The U.S. mortgage delinquency rate rose in May to its highest level in more than eight years though homeowners have been making a higher share of payments this month.
As Americans continue to struggle to pay bills amid the COVID-19 pandemic, another 723,000 homeowners became past due on their mortgages in May, pushing the delinquency rate to 7.76%, according to property research firm Black Knight.
The delinquency rate was 6.45% in April and 3.39% in March, when states began issuing stay-at-home orders to try to stem the spread of COVID-19.
Serious delinquencies, which means mortgages that are 90 days past due but are not yet in foreclosure, increased 36.5% to 631,000 in May over the previous month.
With the May additions, there are now 4.3 million homeowners past due on their mortgages or in active foreclosure — up from 2 million at the end of March.
However, Black Knight also noted that “a higher share of payments have been made thus far in June than at the same time in May, suggesting the rise in delinquencies may be leveling off.”

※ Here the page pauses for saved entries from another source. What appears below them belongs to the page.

+          const int i = 16 * half + jj;
+          const int chunk = jj + (lane >> 4);
+          const uint32_t addr = stage_u + srow_w * 256 + ((chunk ^ (srow_w & 7)) << 4);
+          asm volatile("stmatrix.sync.aligned.m8n8.x4.shared.b16 [%0], {%1, %2, %3, %4};" ::"r"(addr),
+                       "r"(pack_half2(acc[4 * i], acc[4 * i + 1])), "r"(pack_half2(acc[4 * i + 2], acc[4 * i + 3])),
+                       "r"(pack_half2(acc[4 * i + 4], acc[4 * i + 5])), "r"(pack_half2(acc[4 * i + 6], acc[4 * i + 7]))
+                       : "memory");
+        }
+        __syncwarp();
+#pragma unroll
+        for (int it = 0; it < 8; ++it) {
+          const int idx = it * 32 + lane, srow = idx >> 4, ch = idx & 15;
+          const uint4 v = *reinterpret_cast<const uint4*>(stage + srow * 256 + ((ch ^ (srow & 7)) << 4));
+          const int grow = tm * X16_BM + 16 * w + srow;
+          const int gcol = n0 + 128 * half + 8 * ch;
+          if (grow < p.M && gcol < V) {
+            __half* dst = p.dl16 + (int64_t)grow * p.ldd + gcol;
+            if (gcol + 8 <= V) {
+              asm volatile("st.global.L2::cache_hint.v4.b32 [%0], {%1, %2, %3, %4}, %5;" ::"l"(dst), "r"(v.x),
+                           "r"(v.y), "r"(v.z), "r"(v.w), "l"(evict_first)
+                           : "memory");
+            } else {
+              const uint32_t wv[4] = {v.x, v.y, v.z, v.w};
+#pragma unroll
+              for (int e = 0; e < 8; ++e)
+                if (gcol + e < V) dst[e] = __ushort_as_half((unsigned short)(wv[e >> 1] >> (16 * (e & 1))));
+            }
+          }
+        }
+        __syncwarp();
+      }
+    }
+  }
+}
+
+template <bool BWD>
+static int launch_xent16(const CUtensorMap& mx, const CUtensorMap& mw, const X16Args& a, int grid, cudaStream_t s,
+                         const char* name) {
+  auto kern = xent16_kernel<BWD>;
+  static bool attr_done = false;
+  if (!attr_done) {
+    NM_CUDA_TRY(cudaFuncSetAttribute(kern, cudaFuncAttributeMaxDynamicSharedMemorySize, X16Cfg<BWD>::SMEM_BYTES));
+    attr_done = true;
+  }
+  kern<<<grid, X16_THREADS, X16Cfg<BWD>::SMEM_BYTES, s>>>(mx, mw, a);
+  NM_LAUNCH_CHECK(name);
+  return NM_OK;
+}
+
+int xent16_launch(bool bwd, const void* X16, int64_t ldx, const void* WT16, int64_t ldw, const float* b,
+                  int64_t unk_index, const int64_t* targets, const float* mask, const float* lse, float4* part,
+                  float* logits_out, int64_t ldl, void* dl16, int64_t ldd, int64_t M, int64_t V, int64_t K,
+                  cudaStream_t s) {
+  const char* name = bwd ? "nm_logits_xent_bwd16" : "nm_logits_xent_fwd16";
+  NM_REQUIRE(ceil_div(M, X16_BM) * ceil_div(V, X16_BN) <= 0x7fffffffLL && M * 2 * ceil_div(V, X16_BN) <= 0x7fffffffLL &&
+                 K <= XENT16_MAX_K,
+             NM_E_INVALID, "%s: shape %lld x %lld x %lld too large", name, (long long)M, (long long)V, (long long)K);
+  NM_REQUIRE((ldx & 7) == 0 && (ldw & 7) == 0 && (reinterpret_cast<uintptr_t>(X16) & 15) == 0 &&
+                 (reinterpret_cast<uintptr_t>(WT16) & 15) == 0,
+             NM_E_INVALID, "%s: fp16 operands need 16-byte aligned bases and row pitches", name);
+  NM_REQUIRE(!bwd || ((ldd & 7) == 0 && (reinterpret_cast<uintptr_t>(dl16) & 15) == 0), NM_E_INVALID,
+             "%s: dl16 needs a 16-byte aligned base and row pitch", name);
+  CUtensorMap mx, mw;
+  int rc = make_map16(&mx, X16, M, K, ldx, X16_BM);
+  if (rc) return rc;
+  rc = make_map16(&mw, WT16, V, K, ldw, X16_BN);
+  if (rc) return rc;
+  X16Args a{b, unk_index, targets, mask, lse, part, logits_out, ldl, reinterpret_cast<__half*>(dl16), ldd,
+            (int)M, (int)V, (int)K};
+  const int64_t units = ceil_div(M, X16_BM) * ceil_div(V, X16_BN);
+  const int grid = (int)(units < sm_count() ? units : sm_count());
+  return bwd ? launch_xent16<true>(mx, mw, a, grid, s, name) : launch_xent16<false>(mx, mw, a, grid, s, name);
 }
 
 }
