__device__ __forceinline__ void wcur_advance(WCur& c, const WGemmArgs& a) {
  if (++c.ch == a.nch) {
    c.ch = 0;
    if (a.plane_major) {
      if (++c.nt == a.NTN) {
        c.nt = 0;
        if (++c.mt == a.MT) {
          c.mt = 0;
          ++c.p;
        }
      }
    } else if (++c.p == a.P) {
      c.p = 0;
      if (++c.nt == a.NTN) {
        c.nt = 0;
        ++c.mt;
      }
    }
  }
}
template <int BM, int BN, int WM, int WN>
__global__ __launch_bounds__(WM * WN * 64) __attribute__((amdgpu_waves_per_eu(BN == 256 || BM == 160 ? 2 : (BM == 96 ? 3 : 4), 8))) void wino_gemm_kernel(WGemmArgs a) {
  constexpr int BK = 32;
  constexpr int NT = WM * WN * 64;
  constexpr int RP = NT / 8;
  constexpr int LDK = BK + 4;
  constexpr int TM = BM / WM / 32;
  constexpr int TN = BN / WN / 32;
  constexpr int NSTG = BM / RP;
  constexpr int kTrLd = 32, kTrFloats = 16 * kTrLd;
  constexpr bool kWide = !(BM == 128 && BN == 128);
  static_assert(BM % RP == 0 && NSTG >= 2 && NSTG <= 5, "two to five staging loads per thread");

  extern __shared__ __attribute__((aligned(16))) float smem[];
  float* sA = smem;
  float* sTr = smem + 2 * BM * LDK;

  const int tid = threadIdx.x;
  const int lane = tid & 63;
  const int wave = tid >> 6;
  const int wm = wave / WN, wn = wave % WN;
  const int q = tid & 7;
  const int srow = tid >> 3;
  const int frow = lane & 31;
  const int khalf = lane >> 5;

  const int wg = a.plane_major ? wg_xcd_contiguous(blockIdx.x, a.G) : (int)blockIdx.x;
  const int c_begin = wg_first_chunk(wg, a);
  const int c_end = wg_first_chunk(wg + 1, a);

  const int RS = a.P * a.K;
  const int a_voff0 = (srow * RS + q * 4) * 4;
  const int a_vstep = RP * RS * 4;
  const __amdgpu_buffer_rsrc_t rv = __builtin_amdgcn_make_buffer_rsrc(const_cast<float*>(a.V), 0, a.v_bytes, 0x00020000);
  const __amdgpu_buffer_rsrc_t ru = __builtin_amdgcn_make_buffer_rsrc(const_cast<float*>(a.U), 0, a.u_bytes, 0x00020000);
  const __amdgpu_buffer_rsrc_t rm = __builtin_amdgcn_make_buffer_rsrc(a.M, 0, a.m_bytes, 0x00020000);
  const int wchunk_bytes = a.Cout * BK * 4;

  WCur L = wcur_decode(c_begin, a), Bc = L, C = L;

  float4 ra0, ra1, ra2, ra3, ra4;
#define W_LOAD_CHUNK(PF_OK)                                                            \
  {                                                                                    \
    const bool pf = (PF_OK);                                                           \
    const int mb = L.mt * BM;                                                          \
    const int soff = (int)((unsigned)(mb * RS + L.p * a.K + L.ch * BK) * 4u);          \
    ra0 = buf_load16_nt(rv, (pf && mb + srow < a.T) ? a_voff0 : -1, soff);             \
    ra1 = buf_load16_nt(rv, (pf && mb + srow + RP < a.T) ? a_voff0 + a_vstep : -1, soff);        \
    if constexpr (NSTG > 2) ra2 = buf_load16_nt(rv, (pf && mb + srow + 2 * RP < a.T) ? a_voff0 + 2 * a_vstep : -1, soff); \
    if constexpr (NSTG > 3) ra3 = buf_load16_nt(rv, (pf && mb + srow + 3 * RP < a.T) ? a_voff0 + 3 * a_vstep : -1, soff); \
    if constexpr (NSTG > 4) ra4 = buf_load16_nt(rv, (pf && mb + srow + 4 * RP < a.T) ? a_voff0 + 4 * a_vstep : -1, soff); \
    wcur_advance(L, a);                                                                \
  }
#define W_STORE_CHUNK(BUF)                                                             \
  {                                                                                    \
    float* dA = sA + (BUF) * BM * LDK;                                                 \
    *reinterpret_cast<float4*>(dA + srow * LDK + q * 4) = ra0;                         \
    *reinterpret_cast<float4*>(dA + (srow + RP) * LDK + q * 4) = ra1;                  \
    if constexpr (NSTG > 2) *reinterpret_cast<float4*>(dA + (srow + 2 * RP) * LDK + q * 4) = ra2; \
    if constexpr (NSTG > 3) *reinterpret_cast<float4*>(dA + (srow + 3 * RP) * LDK + q * 4) = ra3; \
    if constexpr (NSTG > 4) *reinterpret_cast<float4*>(dA + (srow + 4 * RP) * LDK + q * 4) = ra4; \
  }

  f32x16 acc[TM][TN];
#pragma unroll
  for (int i = 0; i < TM; ++i)
#pragma unroll
    for (int j = 0; j < TN; ++j)
#pragma unroll
      for (int r = 0; r < 16; ++r) acc[i][j][r] = 0.f;

  const int a_off = (wm * (BM / WM) + frow) * LDK + 4 * khalf;
  float4 fa[2][TM];
#define W_FRAG_READ(IDX, PA, S)                                                                                        \
  {                                                                                                                    \
    _Pragma("unroll") for (int i = 0; i < TM; ++i) fa[IDX][i] = *reinterpret_cast<const float4*>((PA) + 32 * i * LDK + 8 * (S)); \
  }
  float4 fbq[2][4][TN];
  const int bf_voff = ((wn * (BN / WN) + frow) * BK + 4 * khalf) * 4;
#define W_LOAD_BFRAG(SET, VALID)                                                                                       \
  {                                                                                                                    \
    const int bsoff = (VALID) ? (Bc.p * a.nch + Bc.ch) * wchunk_bytes + Bc.nt * BN * BK * 4 : 0;                        \
    _Pragma("unroll") for (int g = 0; g < 4; ++g) _Pragma("unroll") for (int j = 0; j < TN; ++j)                        \
      fbq[SET][g][j] = buf_load16(ru, bf_voff + (32 * j * BK + 8 * g) * 4, bsoff);                                      \
    wcur_advance(Bc, a);                                                                                               \
  }
#define W_MFMA_GROUP(IDX, SET, G)                                                                                      \
  {                                                                                                                    \
    __builtin_amdgcn_sched_barrier(0);                                                                                 \
    _Pragma("unroll") for (int i = 0; i < TM; ++i) _Pragma("unroll") for (int j = 0; j < TN; ++j) {                     \
      acc[i][j] = __builtin_amdgcn_mfma_f32_32x32x2f32(fa[IDX][i].x, fbq[SET][G][j].x, acc[i][j], 0, 0, 0);             \
      acc[i][j] = __builtin_amdgcn_mfma_f32_32x32x2f32(fa[IDX][i].y, fbq[SET][G][j].y, acc[i][j], 0, 0, 0);             \
      acc[i][j] = __builtin_amdgcn_mfma_f32_32x32x2f32(fa[IDX][i].z, fbq[SET][G][j].z, acc[i][j], 0, 0, 0);             \
      acc[i][j] = __builtin_amdgcn_mfma_f32_32x32x2f32(fa[IDX][i].w, fbq[SET][G][j].w, acc[i][j], 0, 0, 0);             \
    }                                                                                                                  \
    __builtin_amdgcn_sched_barrier(0);                                                                                 \
  }

  const int ldc = a.P * a.Cout;
  const int o_row = wm * (BM / WM) + 4 * khalf;
  const int o_col = wn * (BN / WN) + frow;
  const int o_voff = (o_row * ldc + o_col) * 4;
  bool whole = C.ch == 0;
#define W_FLUSH_CHECK(KCUR)                                                                                            \
  {                                                                                                                    \
    const bool item_end = C.ch == a.nch - 1;                                                                           \
    if (item_end || (KCUR) == c_end - 1) {                                                                             \
      const int mb = C.mt * BM;                                                                                        \
      const int cb = C.p * a.Cout + C.nt * BN;                                                                         \
      const int lim = a.T - mb;                                                                                        \
      int ov = o_voff, orow = o_row;  \
      asm volatile("" : "+v"(ov), "+v"(orow));                                                                         \
      const int soff = (int)((unsigned)(mb * ldc + cb) * 4u);                                                          \
      const bool plain = (whole && item_end) || a.dbg_plain;                                                           \
      if (kWide && plain && a.wide_flush) {                                                                            \
                                                        \
        float* sT = sTr + wave * kTrFloats;                                                                            \
        const int trow = lane >> 3, tc4 = (lane & 7) * 4;                                                              \
        _Pragma("unroll") for (int i = 0; i < TM; ++i) _Pragma("unroll") for (int j = 0; j < TN; ++j)                   \
          _Pragma("unroll") for (int h = 0; h < 2; ++h) {  \
            _Pragma("unroll") for (int r = 0; r < 8; ++r) sT[((r & 3) + 8 * (r >> 2) + 4 * khalf) * kTrLd + frow] = acc[i][j][8 * h + r]; \
            asm volatile("s_waitcnt lgkmcnt(0)" ::: "memory");                                                         \
             \
            const float4 t0 = *reinterpret_cast<const float4*>(sT + trow * kTrLd + tc4);                               \
            const float4 t1 = *reinterpret_cast<const float4*>(sT + (trow + 8) * kTrLd + tc4);                         \
            asm volatile("s_waitcnt lgkmcnt(0)" ::: "memory");                                                         \
            const int gr = wm * (BM / WM) + 32 * i + 16 * h + trow;                                                    \
            const int vo0 = (gr < lim) ? (gr * ldc + wn * (BN / WN) + 32 * j + tc4) * 4 : -1;                          \
            const int vo1 = (gr + 8 < lim) ? ((gr + 8) * ldc + wn * (BN / WN) + 32 * j + tc4) * 4 : -1;                \
            u32x4 u0, u1;                                                                                              \
            u0.x = __float_as_uint(t0.x); u0.y = __float_as_uint(t0.y); u0.z = __float_as_uint(t0.z); u0.w = __float_as_uint(t0.w); \
            u1.x = __float_as_uint(t1.x); u1.y = __float_as_uint(t1.y); u1.z = __float_as_uint(t1.z); u1.w = __float_as_uint(t1.w); \
            __builtin_amdgcn_raw_buffer_store_b128(u0, rm, vo0, soff, 2);                                              \
            __builtin_amdgcn_raw_buffer_store_b128(u1, rm, vo1, soff, 2);                                              \
            asm volatile("" ::: "memory");                                                                             \
          }                                                                                                            \
      } else                                                                                                           \
      _Pragma("unroll") for (int i = 0; i < TM; ++i) _Pragma("unroll") for (int j = 0; j < TN; ++j)                     \
        _Pragma("unroll") for (int r = 0; r < 16; ++r) {                                                               \
// ... 44 lines not shown
  }
#undef W_CHUNK_BODY
#undef W_FLUSH_CHECK
#undef W_MFMA_GROUP
#undef W_LOAD_BFRAG
#undef W_FRAG_READ
#undef W_STORE_CHUNK
#undef W_LOAD_CHUNK
}

__global__ __launch_bounds__(256) void wino_gemm_zero_kernel(WGemmArgs a) { wino_gemm_zero_tile(a, blockIdx.x + 1); }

Total foreclosure starts fell 31.1% last month while foreclosure sales dropped 19.5%. A moratorium on foreclosures for loans that are backed by Fannie Mae, Freddie Mac, and the Federal Housing Administration is in place through the end of August because of the pandemic.
Mississippi had the worst delinquency rate, at 12.73%, according to Black Knight. Louisiana was next, at 11.79%, followed by New York at 11.28%, New Jersey at 11.03%, and Florida at 10.52%.
The states with the lowest delinquency rates were Idaho at 4.4%, Washington at 4.91%, South Dakota at 5.02%, Oregon at 5.12%, and Montana at 5.13%.